## YOUR OBJECTIVE
Could you give the number of lines in the entries below that contain the word "TapGemmParams"? Only the number is wanted.

## RECORD EXTRACTS
-------------------------

diff --git a/gan-class-transfer2_amd/csrc/gct2_common.h b/gan-class-transfer2_amd/csrc/gct2_common.h
--- a/gan-class-transfer2_amd/csrc/gct2_common.h
+++ b/gan-class-transfer2_amd/csrc/gct2_common.h
@@ -24,6 +24,7 @@
   int wgrad_split = 0;
   int no_splitk = 0;
   int force_direct = 0;
+  int group_splits_n = 0, group_splits[GCT2_WGRAD_GROUP_MAX] = {};
   int f32_math = GCT2_F32_MATH_DIRECT;
   unsigned long long* stamps = nullptr; size_t stamps_bytes = 0;
   unsigned char* relu_bits = nullptr; int relu_ldbits = 0; int relu_bits_done = 0;
@@ -323,6 +324,8 @@
 bool wgrad_mfma_supported(int dtype, const WgradParams& p);
 int wgrad_mfma(gct2_ctx& c, int dtype, WgradParams p, hipStream_t s, WgradSlabs* defer);
 int wgrad_reduce(const float* ws, float* dw, size_t n, int nsplit, int accumulate, hipStream_t s);
+bool wgrad_group_splits(int n, const int* tiles, const int* steps, int cus, int* rsplit);
+int wgrad_mfma_group(gct2_ctx& c, int dtype, int n, const WgradParams* members, hipStream_t s, WgradSlabs* const* defer, bool* done);
 
 bool rgb_fwd_supported(int dtype, const TapGemmParams& p);
 bool rgb_fwd_writes_bits(const TapGemmParams& p);
diff --git a/gan-class-transfer2_amd/csrc/plan.hip b/gan-class-transfer2_amd/csrc/plan.hip
--- a/gan-class-transfer2_amd/csrc/plan.hip
+++ b/gan-class-transfer2_amd/csrc/plan.hip
@@ -23,7 +23,7 @@
 #define GCT2_ENTRY(f) {#f, [](const uint64_t* a) -> int { return thunk(&f, a); }, arity(&f)}
 const Entry ENTRIES[] = {
     GCT2_ENTRY(gct2_ctx_set_relu_bits), GCT2_ENTRY(gct2_bias_queue_flush),
-    GCT2_ENTRY(gct2_conv4s2_fwd), GCT2_ENTRY(gct2_conv4s2_dgrad), GCT2_ENTRY(gct2_conv4s2_wgrad),
+    GCT2_ENTRY(gct2_conv4s2_fwd), GCT2_ENTRY(gct2_conv4s2_dgrad), GCT2_ENTRY(gct2_conv4s2_wgrad), GCT2_ENTRY(gct2_conv4s2_wgrad_group),
     GCT2_ENTRY(gct2_convT4s2_fwd), GCT2_ENTRY(gct2_convT4s2_fwd_head_train), GCT2_ENTRY(gct2_convT4s2_dgrad), GCT2_ENTRY(gct2_convT4s2_wgrad),
     GCT2_ENTRY(gct2_adam_apply), GCT2_ENTRY(gct2_adam_keras_multi), GCT2_ENTRY(gct2_ema_update),
     GCT2_ENTRY(gct2_grad_sumsq), GCT2_ENTRY(gct2_adam_keras_clipped), GCT2_ENTRY(gct2_optimizer_apply), GCT2_ENTRY(gct2_loss_scale_begin_schedule),
diff --git a/gan-class-transfer2_amd/csrc/wgrad_mfma.hip b/gan-class-transfer2_amd/csrc/wgrad_mfma.hip
--- a/gan-class-transfer2_amd/csrc/wgrad_mfma.hip
+++ b/gan-class-transfer2_amd/csrc/wgrad_mfma.hip
@@ -214,8 +214,27 @@
                : "memory", "m0");
 }
 
-template <typename T, bool TURNS, bool ALIGNED, bool PIPE = false>
-__global__ __launch_bounds__(512, 2) void wgrad256q_kernel(WgradParams p) {
+struct WgradGroup {
+  WgradParams m[GCT2_WGRAD_GROUP_MAX];
+  int first[GCT2_WGRAD_GROUP_MAX];
+  int n, items, per;
+};
+template <typename T, bool TURNS, bool ALIGNED, bool PIPE = false, typename Args = WgradParams>
+__global__ __launch_bounds__(512, 2) void wgrad256q_kernel(Args args) {
+  constexpr bool GROUPED = std::is_same<Args, WgradGroup>::value;
+  static_assert(!GROUPED || PIPE, "only the aligned, pipelined order is grouped");
+  int item = 0, member = 0;
+  if constexpr (GROUPED) {
+    item = args.per ? (int)(blockIdx.x & 7) * args.per + (int)(blockIdx.x >> 3) : (int)blockIdx.x;
+    if (item >= args.items) return;
+#pragma unroll
+    for (int i = 1; i < GCT2_WGRAD_GROUP_MAX; i++) member += (i < args.n && item >= args.first[i]) ? 1 : 0;
+    item -= args.first[member];
+  }
+  const WgradParams& p = [&]() -> const WgradParams& {
+    if constexpr (GROUPED) return args.m[member];
+    else return args;
+  }();
   static_assert(!PIPE || (TURNS && ALIGNED), "the pipelined order exists for the aligned, turn-taking stage only");
   constexpr int NST = 5;
   constexpr int IMG = 32 * 256;
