# RazonIn4K/image-restoration-platform

Measured on AMD Instinct MI355X. Metric: restored images/sec @1024x1024 bs=8, higher is better.
Workload: dtype bf16; 1 GPU; 1024x1024 RGB u8, batch 8 per GPU: fused classifier scan + RestoreNet-v0 (43 convs, 779.9 GFLOP/image), seeded random-init weights; global_batch=8, parallelism=per-image data parallel x1, no collective, streams=1

## Files before the change

### image_restoration_platform_amd/csrc/conv_up.hip

```cpp
#include "conv_mfma.hpp"
#include "persist.hpp"

#include <type_traits>

namespace ire {

namespace {

typedef __bf16 bf16x8_t __attribute__((ext_vector_type(8)));
typedef __bf16 bf16x2_t __attribute__((ext_vector_type(2)));
typedef float f32x2_t __attribute__((ext_vector_type(2)));
typedef float f32x16_t __attribute__((ext_vector_type(16)));
typedef unsigned u32x4_t __attribute__((ext_vector_type(4)));

#ifndef IRE_UP_TEPI
#define IRE_UP_TEPI 1
#endif
#ifndef IRE_UP_ABL
#define IRE_UP_ABL 0
#endif
constexpr int UP_THREADS = 512;
constexpr int UP_TH = 16, UP_TW = 32;
constexpr int UP_IH = UP_TH + 2, UP_IW = UP_TW + 2;
constexpr int UP_IN_CHUNKS = UP_IH * UP_IW * 4;
constexpr int UP_IN_ITERS = (UP_IN_CHUNKS + UP_THREADS - 1) / UP_THREADS;
constexpr int UP_IN_BYTES = UP_IN_ITERS * UP_THREADS * 16;
constexpr int UP_NT = 32;
constexpr int UP_W_CHUNKS = 4 * 16 * UP_NT;
constexpr int UP_W_BYTES = UP_W_CHUNKS * 16;
constexpr int UP_W_ITERS = UP_W_CHUNKS / UP_THREADS;
constexpr int UP_BUF = UP_IN_BYTES + UP_W_BYTES;
constexpr int UP_BIAS_OFF = 2 * UP_BUF;
constexpr int UP_SKW_OFF = UP_BIAS_OFF + 256 * 4;
constexpr int UP_RED_OFF = UP_SKW_OFF + 8192;
constexpr int UP_LDS = UP_RED_OFF + 8 * 8 * 2 * 4;
static_assert(UP_LDS <= 160 * 1024, "LDS");
constexpr int UP_PATCH = UP_BUF / 8;

__device__ __forceinline__ unsigned up_pack(float a, float b) {
    f32x2_t f = {a, b};
    return __builtin_bit_cast(unsigned, __builtin_convertvector(f, bf16x2_t));
}
__device__ __forceinline__ void up_glds16(const void* gsrc, unsigned lds_dst_uniform) {
    unsigned keep;
    asm volatile("s_mov_b32 %0, m0\n\ts_mov_b32 m0, %2\n\ts_nop 0\n\tglobal_load_lds_dwordx4 %1, off\n\ts_mov_b32 m0, %0"
                 : "=&s"(keep) : "v"(gsrc), "s"(lds_dst_uniform) : "memory");
}

template <int N> __device__ __forceinline__ float up_ror_add(float v) {
    const int r = __builtin_amdgcn_update_dpp(0, __builtin_bit_cast(int, v), 0x120 + N, 0xf, 0xf, false);
    return v + __builtin_bit_cast(float, r);
}
__device__ __forceinline__ float up_swap16_add(float v) {
    float x = v, y = v;
    asm volatile("v_nop\n\tv_nop\n\tv_permlane16_swap_b32 %0, %1" : "+v"(x), "+v"(y));
    return x + y;
}

template <int I, int N, class F> __device__ __forceinline__ void up_static_for(F& f) {
    if constexpr (I < N) { f(std::integral_constant<int, I>{}); up_static_for<I + 1, N>(f); }
}

using UpItem = PersistItem;
struct UpRegs { uint4 v[UP_IN_ITERS]; };
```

-------------------------

## FINAL ANSWER
2